- **Material shown**:
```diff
@@ -856,22 +903,25 @@
 
 template <int MODE, bool RELU>
 static int launch(hipStream_t st, unsigned blocks, const float *x, const float *U, float *y, const Shape &s, const Epilogue &ep,
-                  int variant, unsigned tail_units)
+                  int variant, int schedule, unsigned tail_units)
 {
     static PerDevice<int> lds_attr;
     const int rc = lds_attr.get([] {
-        const void *const kernels[3] = {reinterpret_cast<const void *>(conv3x3_winograd_f32<MODE, RELU>),
-                                        reinterpret_cast<const void *>(conv3x3_winograd_w16x2_f32<MODE, RELU>),
-                                        reinterpret_cast<const void *>(conv3x3_winograd_w16_f32<MODE, RELU>)};
-        for (int i = 0; i < 3; ++i) {
-            const int a = (int)hipFuncSetAttribute(kernels[i], hipFuncAttributeMaxDynamicSharedMemorySize, i < 2 ? LDS_BYTES : w16::LDS_BYTES);
+        const void *const kernels[4] = {reinterpret_cast<const void *>(conv3x3_winograd_w16_f32<MODE, RELU>),
+                                        reinterpret_cast<const void *>(conv3x3_winograd_f32<MODE, RELU>),
+                                        reinterpret_cast<const void *>(conv3x3_winograd_w16x2_f32<MODE, RELU, 1>),
+                                        reinterpret_cast<const void *>(conv3x3_winograd_w16x2_f32<MODE, RELU, 2>)};
+        for (int i = 0; i < 4; ++i) {
+            const int a = (int)hipFuncSetAttribute(kernels[i], hipFuncAttributeMaxDynamicSharedMemorySize, i ? LDS_BYTES : w16::LDS_BYTES);
             if (a != 0) return a;
         }
         return 0;
     });
     if (rc != 0) return rc;
-    if (variant == 2)
-        hipLaunchKernelGGL((conv3x3_winograd_w16x2_f32<MODE, RELU>), dim3(blocks), dim3(512), LDS_BYTES, st, x, U, y, s, ep);
+    if (variant == 2 && schedule == 2)
+        hipLaunchKernelGGL((conv3x3_winograd_w16x2_f32<MODE, RELU, 2>), dim3(blocks), dim3(512), LDS_BYTES, st, x, U, y, s, ep);
+    else if (variant == 2)
+        hipLaunchKernelGGL((conv3x3_winograd_w16x2_f32<MODE, RELU, 1>), dim3(blocks), dim3(512), LDS_BYTES, st, x, U, y, s, ep);
     else
         hipLaunchKernelGGL((conv3x3_winograd_f32<MODE, RELU>), dim3(blocks), dim3(256), LDS_BYTES, st, x, U, y, s, ep);
     if (tail_units)
@@ -903,6 +953,20 @@
     for (const auto &f : table)
         if (f[0] == C && f[1] == K && f[2] == d) return true;
     return false;
+}
+
+static bool schedule_family(int C, int K, int d)
+{
+    static const int table[][3] = {{64, 64, 1}, {128, 128, 1}, {256, 256, 1}, {256, 256, 2}, {256, 512, 2}, {512, 512, 1}, {512, 512, 4}};
+    for (const auto &f : table)
+        if (f[0] == C && f[1] == K && f[2] == d) return true;
+    return false;
+}
+
+static int schedule_of(int C, int K, int d)
+{
+    const int v = g_winograd_schedule.load();
+    return v ? v : schedule_family(C, K, d) ? 2 : 1;
 }
 
 struct Plan {
@@ -967,14 +1031,16 @@
     stride(nb / (unsigned)s.kblocks, s.dX0, s.dY0, s.dn0);
     stride(nb / (unsigned)s.kblocks + 1, s.dX1, s.dY1, s.dn1);
     const unsigned tu = pl.half_units / 2;
+    const int sch = pl.variant == 2 ? schedule_of(C, K, dilation) : 1;
     int rc;
-    if (mode == 0) rc = launch<0, false>(st, nb, x, U, y, s, ep, pl.variant, tu);
-    else if (mode == 1) rc = relu ? launch<1, true>(st, nb, x, U, y, s, ep, pl.variant, tu) : launch<1, false>(st, nb, x, U, y, s, ep, pl.variant, tu);
-    else if (mode == 2) rc = relu ? launch<2, true>(st, nb, x, U, y, s, ep, pl.variant, tu) : launch<2, false>(st, nb, x, U, y, s, ep, pl.variant, tu);
-    else rc = relu ? launch<3, true>(st, nb, x, U, y, s, ep, pl.variant, tu) : launch<3, false>(st, nb, x, U, y, s, ep, pl.variant, tu);
+    if (mode == 0) rc = launch<0, false>(st, nb, x, U, y, s, ep, pl.variant, sch, tu);
+    else if (mode == 1) rc = relu ? launch<1, true>(st, nb, x, U, y, s, ep, pl.variant, sch, tu) : launch<1, false>(st, nb, x, U, y, s, ep, pl.variant, sch, tu);
+    else if (mode == 2) rc = relu ? launch<2, true>(st, nb, x, U, y, s, ep, pl.variant, sch, tu) : launch<2, false>(st, nb, x, U, y, s, ep, pl.variant, sch, tu);
+    else rc = relu ? launch<3, true>(st, nb, x, U, y, s, ep, pl.variant, sch, tu) : launch<3, false>(st, nb, x, U, y, s, ep, pl.variant, sch, tu);
     if (rc != 0) return rc;
     g_winograd_last_tail_units = (int)tu;
     g_winograd_last_variant = pl.variant;
+    g_winograd_last_schedule = sch;
     g_winograd_last_kernel = "conv3x3_winograd_f32";
     g_winograd_last_epilogue = kEpilogueNames[mode][mode && relu ? 1 : 0];
     g_winograd_launches.fetch_add(1);
@@ -1030,6 +1096,12 @@
 
 extern "C" int mvdetr_winograd_last_variant(void) { return mvdetr::g_winograd_last_variant.load(); }
 
+extern "C" int mvdetr_winograd_set_schedule(int v) { return mvdetr::g_winograd_schedule.exchange(v == 1 || v == 2 ? v : 0); }
+
+extern "C" int mvdetr_winograd_last_schedule(void) { return mvdetr::g_winograd_last_schedule.load(); }
+
+extern "C" int mvdetr_winograd_schedule_of(int C, int K, int dilation) { return mvdetr::wino::schedule_of(C, K, dilation); }
+
 extern "C" int mvdetr_winograd_last_tail_units(void) { return mvdetr::g_winograd_last_tail_units.load(); }
 
 extern "C" int mvdetr_winograd_plan(int N, int H, int W, int C, int K, int dilation, int workgroups, int64_t *out)
diff --git a/mvdetr_amd/ops/conv_winograd.py b/mvdetr_amd/ops/conv_winograd.py
--- a/mvdetr_amd/ops/conv_winograd.py
+++ b/mvdetr_amd/ops/conv_winograd.py
@@ -96,6 +96,21 @@
 
 def last_variant() -> int:
     return int(_lib.lib().mvdetr_winograd_last_variant())
+
+
+SCHEDULE_FAMILIES = ((64, 64, 1), (128, 128, 1), (256, 256, 1), (256, 256, 2), (256, 512, 2), (512, 512, 1), (512, 512, 4))
+
+
+def set_winograd_schedule(schedule: int) -> int:
+    return int(_lib.lib().mvdetr_winograd_set_schedule(int(schedule)))
+
+
+def last_schedule() -> int:
+    return int(_lib.lib().mvdetr_winograd_last_schedule())
+
+
+def schedule_of(C: int, K: int, dilation: int) -> int:
+    return int(_lib.lib().mvdetr_winograd_schedule_of(int(C), int(K), int(dilation)))
 
 
 def last_tail_units() -> int:
```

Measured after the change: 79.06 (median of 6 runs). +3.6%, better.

- **Task instructions**:
Return, from the material above, each line holding the string "table".

- **Result of the task**:
     for (const auto &f : table)
+    static const int table[][3] = {{64, 64, 1}, {128, 128, 1}, {256, 256, 1}, {256, 256, 2}, {256, 512, 2}, {512, 512, 1}, {512, 512, 4}};
+    for (const auto &f : table)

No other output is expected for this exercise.